As it is known, conveyor belts are mechanical devices having the function of moving, continuously or from point to point, semi-finished or finished goods (arranged in bulk or in an orderly fashion) along production lines, for example to feed/load products in a production line, to transfer them from one workstation to the next, or to unload/store finished products.
Conveyor belts typically consist of a frame or metal structure comprising the support of the belt (the sliding surface or the supporting rollers), a drive pulley or roller (typically the head pulley) and a guide pulley or roller (typically the tail pulley) with idle rotation and a belt made of canvas or impregnated canvas or rubber or rubberized canvas, or a mesh made of plastic, steel or of another known and suitable material on which the products or semi-finished goods are placed and conveyed, in a more or less orderly fashion, during the production or storage cycle or the like.
Conveyor belts can have, according to the specific requirements for movement of the products or to the type of products to be moved or the layout of the system in which the conveyor belt is installed, a flat rectilinear development or can follow curvilinear paths or even have an inclined development.
In particular, the conveyor belt with inclined or sloping development is used in the case of transporting/conveying material from a lower to a higher level, or vice versa.
A conveyor belt with a structure of this type can consist of an integrated and rigid structure comprising, for example, two horizontal portions arranged on different levels, rigidly and stably connected to each other by means of an intermediate portion sloping with the inclination of the sloping portion calculated in the design stage as a function of the requirements.
However, this solution has some problems linked to the fact of having to accurately calculate the slope of the belt in the design stage and, moreover, does not allow re-use of the conveyor belt if different inclinations are required: in fact, this conveyor belt is made to measure for a specific system.
According to other conventional embodiments, the sloping conveyor belt structure can be of modular type with a sloping module arranged between belt modules positioned according to horizontal surfaces at different levels; for example, by varying the type of sloping intermediate module or the difference in level between the flat modules it is possible to reconfigure the system.

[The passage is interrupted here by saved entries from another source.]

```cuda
template <int MODE, int BN, bool TMA, bool CLS = false>
int launch_tc(const GemmArgs& a, const TcDims& d0, const std::conditional_t<CLS, TcMapsCls, TcMaps>& maps, cudaStream_t stream,
              const ClsPlan* plan_in = nullptr) {
  TcDims d = d0;
  ClsPlan plan;
  memset(&plan, 0, sizeof(plan));
  if (CLS) plan = *plan_in;
  const int tm = CLS ? plan.tile0[plan.ncls] : ceil_div(d.M, TC_BM), tn = d.Nc / BN;
  if (CLS) {
    int kmax = 0;
    for (int c = 0; c < plan.ncls; ++c) kmax = kmax > plan.Ty[c] * plan.Tx[c] ? kmax : plan.Ty[c] * plan.Tx[c];
    d.total_kblocks = kmax * (a.g.Co / TC_BK) * a.nsrc;
    if (d.total_kblocks < 1) d.total_kblocks = 1;
  }
  const long long tiles = (long long)tm * tn;
  static const int max_splits_env = [] { const char* e = getenv("BRE_TC_MAX_SPLITS"); return e ? atoi(e) : 0; }();
  static const int target_ctas_env = [] { const char* e = getenv("BRE_TC_TARGET_CTAS"); return e ? atoi(e) : 0; }();
  const int target = target_ctas_env > 0 ? target_ctas_env : kNumSMs;
  constexpr int kMaxCluster = 8;
  int splits = a.splits;
  if (splits <= 0) {
    splits = 1;
    while (splits < kMaxCluster && tiles * splits < target && d.total_kblocks / (splits * 2) >= 2) splits *= 2;
  }
  if (max_splits_env > 0 && splits > max_splits_env) splits = max_splits_env;
  int pow2 = 1;
  while (pow2 * 2 <= splits && pow2 < kMaxCluster) pow2 *= 2;
  splits = pow2;
  while (splits > 1 && splits > d.total_kblocks) splits /= 2;
  d.kblocks_per_split = ceil_div(d.total_kblocks, splits);
  if (tn > 65535) { set_error("igemm_tc: grid too large"); return -1; }
  static const int stages_env = [] { const char* e = getenv("BRE_TC_STAGES"); return e ? atoi(e) : 0; }();
  static const int shortk_env = [] { const char* e = getenv("BRE_TC_SHORTK_STAGES"); return e ? atoi(e) : 2; }();
  const bool shortk = shortk_env == 2 && d.kblocks_per_split <= 6 && tm == 1 && tiles * splits > 2LL * kNumSMs;
  const int stages = (stages_env == 8 || stages_env == 2) ? stages_env : (shortk ? 2 : TC_STAGES);
  d.stage_shift = stages == 8 ? 3 : (stages == 2 ? 1 : 2);
  const size_t smem = (size_t)stages * (TC_BM + BN) * TC_BK * 4;
  const size_t smem_max = (size_t)TC_MAX_STAGES * (TC_BM + BN) * TC_BK * 4;
  static bool attr_done = false;
  if (!attr_done) {
    BRE_CUDA_CHECK(cudaFuncSetAttribute(igemm_tc_kernel<MODE, BN, TMA, CLS>, cudaFuncAttributeMaxDynamicSharedMemorySize, (int)smem_max));
    attr_done = true;
  }
  static const int proxy_fence_env = [] {
    const char* e = getenv("BRE_TC_PROXY_FENCE");
    const char* pf = getenv("BRE_TC_PREFETCH");
    const char* np = getenv("BRE_TC_PRODUCERS");
    int nprod = np ? atoi(np) : 2;
    if (nprod < 1 || nprod > 4) nprod = 2;
    return (e && atoi(e) ? 1 : 0) | ((pf ? atoi(pf) : 1) ? 2 : 0) | (nprod << 2);
  }();
  {
    cudaError_t lerr = launch_kernel(igemm_tc_kernel<MODE, BN, TMA, CLS>, dim3(tm, tn, splits), dim3(TC_BLOCK), smem, stream, splits, a, d,
                                     proxy_fence_env, maps, plan);
    if (lerr != cudaSuccess) { set_error(std::string("igemm_tc launch failed: ") + cudaGetErrorString(lerr)); return -2; }
  }
  BRE_CHECK_LAUNCH();
  return 0;
}

}

static bool narrow_tiles_ok(const GemmArgs& a) {
  static const int env = [] { const char* e = getenv("BRE_TC_NARROW"); return e ? atoi(e) : 1; }();
  if (!env || !tma_eligible(a)) return false;
  if (a.mode == GEMM_DGRAD && a.g.stride != 1) return false;
  if (a.mode == GEMM_WGRAD && (a.g.Ci % 32 != 0)) return false;
  return true;
}

bool igemm_tc_supported(const GemmArgs& a) {
  const ConvGeom& g = a.g;
  int M, Nc, K;
  gemm_dims(a, M, Nc, K);
  for (int s = 0; s < a.nsrc; ++s)
    if (!aligned16(a.act[s]) || !aligned16(a.wgt[s])) return false;
  if (!aligned16(a.out) || (a.splits == 0 && a.ws == nullptr)) return false;
  const bool x_nhwc = a.x_sC == 1 && a.x_sP % 4 == 0 && a.x_sN % 4 == 0;
  if (Nc % 64 != 0 && !(Nc % 32 == 0 && narrow_tiles_ok(a))) return false;
  switch (a.mode) {
    case GEMM_FPROP: return x_nhwc && g.Ci % TC_BK == 0 && g.R * g.S <= 64;
    case GEMM_DGRAD: return x_nhwc && g.Co % TC_BK == 0 && g.R * g.S <= 64;
    case GEMM_WGRAD: return x_nhwc && g.Co % 4 == 0 && g.Ci % 4 == 0 && g.R * g.S <= 64;
    default: return false;
  }
}

int launch_igemm_tc(const GemmArgs& a, cudaStream_t stream) {
  if (!igemm_tc_supported(a)) { set_error("igemm_tc: unsupported shape"); return -4; }
  TcDims d;
  gemm_dims(a, d.M, d.Nc, d.K);
  d.kblocks_per_src = ceil_div(d.K, TC_BK);
  d.total_kblocks = d.kblocks_per_src * a.nsrc;
  d.kblocks_per_split = d.total_kblocks;
  TcMaps maps;
  memset(&maps, 0, sizeof(maps));
  if (cls_eligible(a)) {
    ClsPlan plan;
    TcMapsCls cmaps;
    memset(&cmaps, 0, sizeof(cmaps));
    if (build_cls(a, &plan, &cmaps)) return launch_tc<GEMM_DGRAD, 64, true, true>(a, d, cmaps, stream, &plan);
  }
  const long long wide_tiles = (long long)ceil_div(d.M, TC_BM) * (d.Nc / 64);
  const bool underfilled = a.mode != GEMM_FPROP && d.Nc % 64 == 0 && wide_tiles * 16 <= kNumSMs && d.total_kblocks >= 64 &&
                           narrow_tiles_ok(a);
  if (d.Nc % 64 != 0 || (underfilled && build_maps(a, 32, &maps))) {
    if (d.Nc % 64 != 0 && !build_maps(a, 32, &maps)) { set_error("igemm_tc: tensor-map encoding failed for a narrow-tile shape"); return -4; }
    if (a.mode == GEMM_FPROP) return launch_tc<GEMM_FPROP, 32, true>(a, d, maps, stream);
    if (a.mode == GEMM_DGRAD) return launch_tc<GEMM_DGRAD, 32, true>(a, d, maps, stream);
    return launch_tc<GEMM_WGRAD, 32, true>(a, d, maps, stream);
  }
  const bool tma = tma_eligible(a) && build_maps(a, 64, &maps);
  if (a.mode == GEMM_FPROP) return tma ? launch_tc<GEMM_FPROP, 64, true>(a, d, maps, stream) : launch_tc<GEMM_FPROP, 64, false>(a, d, maps, stream);
  if (a.mode == GEMM_DGRAD) return tma ? launch_tc<GEMM_DGRAD, 64, true>(a, d, maps, stream) : launch_tc<GEMM_DGRAD, 64, false>(a, d, maps, stream);
  return tma ? launch_tc<GEMM_WGRAD, 64, true>(a, d, maps, stream) : launch_tc<GEMM_WGRAD, 64, false>(a, d, maps, stream);
}

}

#ifdef BRE_TC_TRACE
extern "C" int bre_debug_tc_trace(long long* out16) {
  return cudaMemcpyFromSymbol(out16, bre::g_tc_trace, sizeof(long long) * 16) == cudaSuccess ? 0 : -1;
}
#endif
```

Measured before the change: 672.5.

## Add 64-row tensor-core GEMM tiles for small-M fprop/dgrad convolutions

Templates the TC implicit-GEMM kernel on the M tile height and adds a 64-row variant for fprop/dgrad (including per-class strided dgrad) when the GEMM has at most 64 rows. Small-M layers stop computing and loading a half-empty 128-row tile, and the smaller tile fits a deeper 8-stage pipeline with a two-blocks-per-SM launch bound. The split-K plan is kept identical to the 128-row plan, with an error returned if it would differ, so results stay consistent. The variant is disabled in multi-step mode and can be toggled by an environment variable.

Result: faster. 713.0 (median of 6 runs) (+6.0%).

```diff
diff --git a/breaching_b200/csrc/engine.cu b/breaching_b200/csrc/engine.cu
--- a/breaching_b200/csrc/engine.cu
+++ b/breaching_b200/csrc/engine.cu
@@ -368,6 +368,7 @@
     if (gemm_backend == 1 && !a.force_fp32 && igemm_tc_supported(a)) {
       GemmArgs b = a;
       b.wgt_static = static_weights(a);
+      b.rows128 = ms_steps > 0 ? 1 : 0;
       return launch_igemm_tc(b, st);
     }
     return launch_igemm_simt(a, st);
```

Although these solutions are advantageous with respect to those with fixed slope described previously, they still have some noteworthy problems linked to the fact that the single modules must each be provided with a proper motor, with consequent complications as regards control of the modules (in terms of conveyor belt speed) thus coupled and correct synchronism between them.
To solve these problems elevator conveyor belts have been developed in which the slope of the portion intermediate to the two horizontal portions can be changed using a lever mechanisms, devices of the rack and pinion type, idle and return rollers for the reciprocally sliding movement of plates.
One solution that solves the problems above is, for example, described in EP0731040, in which the conveyor belt comprises a supporting frame on which a sliding belt is wound, said frame comprising at least two portions hinged to one another for adjustment of the reciprocal angular position so as to go from a sloped configuration (with one ascending portion or one descending portion) to a configuration in which said two portions lie on a same horizontal plane and in which, to maintain the tension of the conveyor belt constant when the configuration is changed, one of the portions of the frame comprises, in correspondence of the unconstrained ends, a flange that slides longitudinally inside the frame suitable for changing the longitudinal distance between the ends of the conveyor belt and optionally provided with a preloaded spring for elastic return.
Another solution is described in the document FR2956103, in which adjustment of the angular position is implemented by means of a ramp provided with rollers or similar sliding means and arranged in correspondence of the hinge connection between the portions of the frame, with one end hinged with respect to a portion of frame and with the other opposite end sliding in a slot of the adjacent portion of frame, while adjustment of the tension of the conveyor belt when the relative angular position between said portions is changed is obtained by means of guide rollers on which the conveyor belt is tensioned and which move with respect to the longitudinal direction of advance of the same belt.
However, although these construction solutions effectively solve the problem linked to the change of the slope of the intermediate portion of the elevator and to control of the movement, they have some noteworthy problems linked to the complexity of their construction (for example, large number of components) and design and, consequently, to the resulting correlated costs.
A further drawback is linked to the fact that in these known conveyor belts with adjustable slope, while sliding along portions with different inclinations/slopes, the belt tends to form “bulges”, i.e. local deformations of the belt, which can prevent correct and uniform sliding of the belt and, consequently, correct movement of the material on the same belt.